(Dataset entries)
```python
class EKF:
    def __init__(self, max_landmarks: int, dtype=np.float32, device: int = -1, quirks: int = Q_REF_EXACT,
                 sync_mode: bool = True):
        self.dtype = np.dtype(dtype)
        if self.dtype not in (np.dtype(np.float32), np.dtype(np.float64)):
            raise ValueError("dtype must be float32 or float64")
        self._L = _capi.lib()
        self._h = C.c_void_p(None)
        code = F32 if self.dtype == np.float32 else F64
        check(self._L.cslam_ekf_create(C.c_int(max_landmarks), C.c_int(code), C.c_int(device), C.c_int(quirks),
                                       C.byref(self._h)))
# ... 46 lines not shown

    def set_state(self, X, P):
        X = np.ascontiguousarray(X, dtype=self.dtype)
        P = np.asfortranarray(P, dtype=self.dtype)
        n = X.shape[0]
        assert P.shape == (n, n)
        check(self._L.cslam_ekf_set_state(self._h, _vp(X), C.c_int(n), _vp(P), C.c_int(n)))

    def get_state(self):
        n = self.n
        X = np.zeros(n, dtype=self.dtype)
        P = np.zeros((n, n), dtype=self.dtype, order="F")
        check(self._L.cslam_ekf_get_state(self._h, _vp(X), _vp(P), C.c_int(n)))
        return X, P

    def get_x(self):
        n = self.n
        X = np.zeros(n, dtype=self.dtype)
        check(self._L.cslam_ekf_get_x(self._h, _vp(X), C.c_int(n)))
        return X

    def get_p(self):
        return self.get_state()[1]

    X = property(get_x)
    P = property(get_p)

    def trace(self) -> float:
        t = C.c_double(0.0)
        check(self._L.cslam_ekf_trace(self._h, C.byref(t)))
        return t.value

    def synchronize(self):
        check(self._L.cslam_ekf_synchronize(self._h))

    def lookahead_windows(self) -> int:
        w = C.c_longlong(0)
        check(self._L.cslam_ekf_lookahead_windows(self._h, C.byref(w)))
        return w.value

    def streams(self):
        a, b = C.c_void_p(None), C.c_void_p(None)
        check(self._L.cslam_ekf_get_streams(self._h, C.byref(a), C.byref(b)))
        return a.value or 0, b.value or 0

    def stage_launches(self) -> int:
        w = C.c_longlong(0)
        check(self._L.cslam_ekf_stage_launches(self._h, C.byref(w)))
        return w.value

    def rows_launches(self) -> int:
        w = C.c_longlong(0)
        check(self._L.cslam_ekf_rows_launches(self._h, C.byref(w)))
        return w.value

    def landmarks(self, first: int = 1, count: int = None):
        if count is None:
            count = max((self.n - 3) // 2 - first + 1, 0)
        x = np.empty((count, 2), dtype=self.dtype)
        pll = np.empty((count, 4), dtype=self.dtype)
        pvl = np.empty((count, 6), dtype=self.dtype)
        check(self._L.cslam_ekf_get_landmarks(self._h, int(first), int(count), _vp(x), _vp(pll), _vp(pvl)))
        return x, pll.reshape(count, 2, 2).transpose(0, 2, 1).copy(), pvl.reshape(count, 2, 3).transpose(0, 2, 1).copy()

    def factor_status(self, clear: bool = False) -> int:
        f = C.c_int(0)
        check(self._L.cslam_ekf_factor_status(self._h, C.byref(f), C.c_int(1 if clear else 0)))
        return f.value

    def predict(self, v, swa, Q, wb, dt):
        Q = self._mat22(Q)
        check(self._L.cslam_ekf_predict(self._h, C.c_double(float(v)), C.c_double(float(swa)), _vp(Q),
                                        C.c_double(float(wb)), C.c_double(float(dt))))

    def update(self, Z, R, idf, batch: bool = False):
        Z = np.asarray(Z, dtype=self.dtype)
        m = 0 if Z.size == 0 else Z.reshape(2, -1, order="F").shape[1]
        Zc = self._arr(Z) if m else np.zeros(2, dtype=self.dtype)
        R = self._mat22(R)
        idf = np.ascontiguousarray(idf, dtype=np.int32)
        assert idf.shape[0] == m
        idp = idf.ctypes.data_as(C.c_void_p) if m else None
        check(self._L.cslam_ekf_update(self._h, _vp(Zc), C.c_int(m), _vp(R), idp, C.c_int(1 if batch else 0)))

    def update_device(self, dZ_ptr: int, m: int, R, d_idf_ptr: int, batch: bool = True):
        R = self._mat22(R)
        check(self._L.cslam_ekf_update_device(self._h, C.c_void_p(dZ_ptr), C.c_int(m), _vp(R), C.c_void_p(d_idf_ptr),
                                              C.c_int(1 if batch else 0)))

    def augment(self, Z, R):
        Z = np.asarray(Z, dtype=self.dtype)
        q = 0 if Z.size == 0 else Z.reshape(2, -1, order="F").shape[1]
        Zc = self._arr(Z) if q else np.zeros(2, dtype=self.dtype)
        R = self._mat22(R)
        check(self._L.cslam_ekf_augment(self._h, _vp(Zc), C.c_int(q), _vp(R)))

    def observe_heading(self, phi, use_heading: bool = False):
        check(self._L.cslam_ekf_observe_heading(self._h, C.c_double(float(phi)), C.c_int(1 if use_heading else 0)))

    def associate(self, Z, R, gate1, gate2):
        Z = np.asarray(Z, dtype=self.dtype, order="F").reshape(2, -1, order="F")
        R = np.asarray(R, dtype=self.dtype, order="F")
        m = Z.shape[1]
        idf = np.zeros(max(m, 1), dtype=np.int32)
        kind = np.zeros(max(m, 1), dtype=np.int32)
        check(self._L.cslam_ekf_associate(self._h, Z.ctypes.data_as(C.c_void_p), C.c_int(m), R.ctypes.data_as(C.c_void_p),
# ... 228 lines not shown
```

include/cslam.h:

```cpp
#ifndef CSLAM_H
#define CSLAM_H

#ifdef __cplusplus
extern "C" {
#endif

#define CSLAM_VERSION 100

#define CSLAM_OK 0
#define CSLAM_ERR_BAD_ARG 1
#define CSLAM_ERR_CAPACITY 2
#define CSLAM_ERR_HIP 3
#define CSLAM_ERR_NO_DEVICE 4
#define CSLAM_ERR_ALLOC 5
#define CSLAM_FACTOR_OK 0
#define CSLAM_FACTOR_FALLBACK 1
#define CSLAM_FACTOR_ZEROED 2
#define CSLAM_FACTOR_SKIPPED 4
#define CSLAM_FACTOR_INTERNAL 16
#define CSLAM_FACTOR_BAD_IDF 8
#define CSLAM_FACTOR_HEADING_SKIPPED 32

#define CSLAM_F32 0
#define CSLAM_F64 1
// ... 3 lines not shown
#define CSLAM_Q_REF_EXACT 3
#define CSLAM_Q_TEXTBOOK 0

#define CSLAM_STAGE_GATHER 0
#define CSLAM_STAGE_FACTOR 1
#define CSLAM_STAGE_GAIN 2
#define CSLAM_STAGE_DOWNDATE 3
#define CSLAM_N_STAGES 4

typedef struct cslam_ekf* cslam_ekf_t;

const char* cslam_last_error(void);
int cslam_version(void);
int cslam_device_count(int* count);


int cslam_ekf_create(int max_landmarks, int dtype, int device, int quirks, cslam_ekf_t* out);
int cslam_ekf_destroy(cslam_ekf_t h);

int cslam_ekf_set_sync_mode(cslam_ekf_t h, int sync_mode);

int cslam_ekf_set_state(cslam_ekf_t h, const void* X, int n, const void* P, int ldp);
int cslam_ekf_get_state(cslam_ekf_t h, void* X, void* P, int ldp);
int cslam_ekf_get_x(cslam_ekf_t h, void* X, int capacity);
int cslam_ekf_get_n(cslam_ekf_t h, int* n);
int cslam_ekf_get_landmarks(cslam_ekf_t h, int first, int count, void* x, void* pll, void* pvl);
int cslam_ekf_trace(cslam_ekf_t h, double* trace);
int cslam_ekf_synchronize(cslam_ekf_t h);
int cslam_ekf_factor_status(cslam_ekf_t h, int* flags, int clear);

int cslam_ekf_predict(cslam_ekf_t h, double v, double swa, const void* Q, double wb, double dt);

int cslam_ekf_update(cslam_ekf_t h, const void* Z, int m, const void* R, const int* idf, int batch);

int cslam_ekf_update_device(cslam_ekf_t h, const void* dZ, int m, const void* R, const int* d_idf, int batch);

int cslam_ekf_augment(cslam_ekf_t h, const void* Z, int q, const void* R);

int cslam_ekf_observe_heading(cslam_ekf_t h, double phi, int use_heading);
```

*Task item:*
The only acceptable answer is a number: how many lines in the data above hold the word "clear".

*Solution to this task:*
3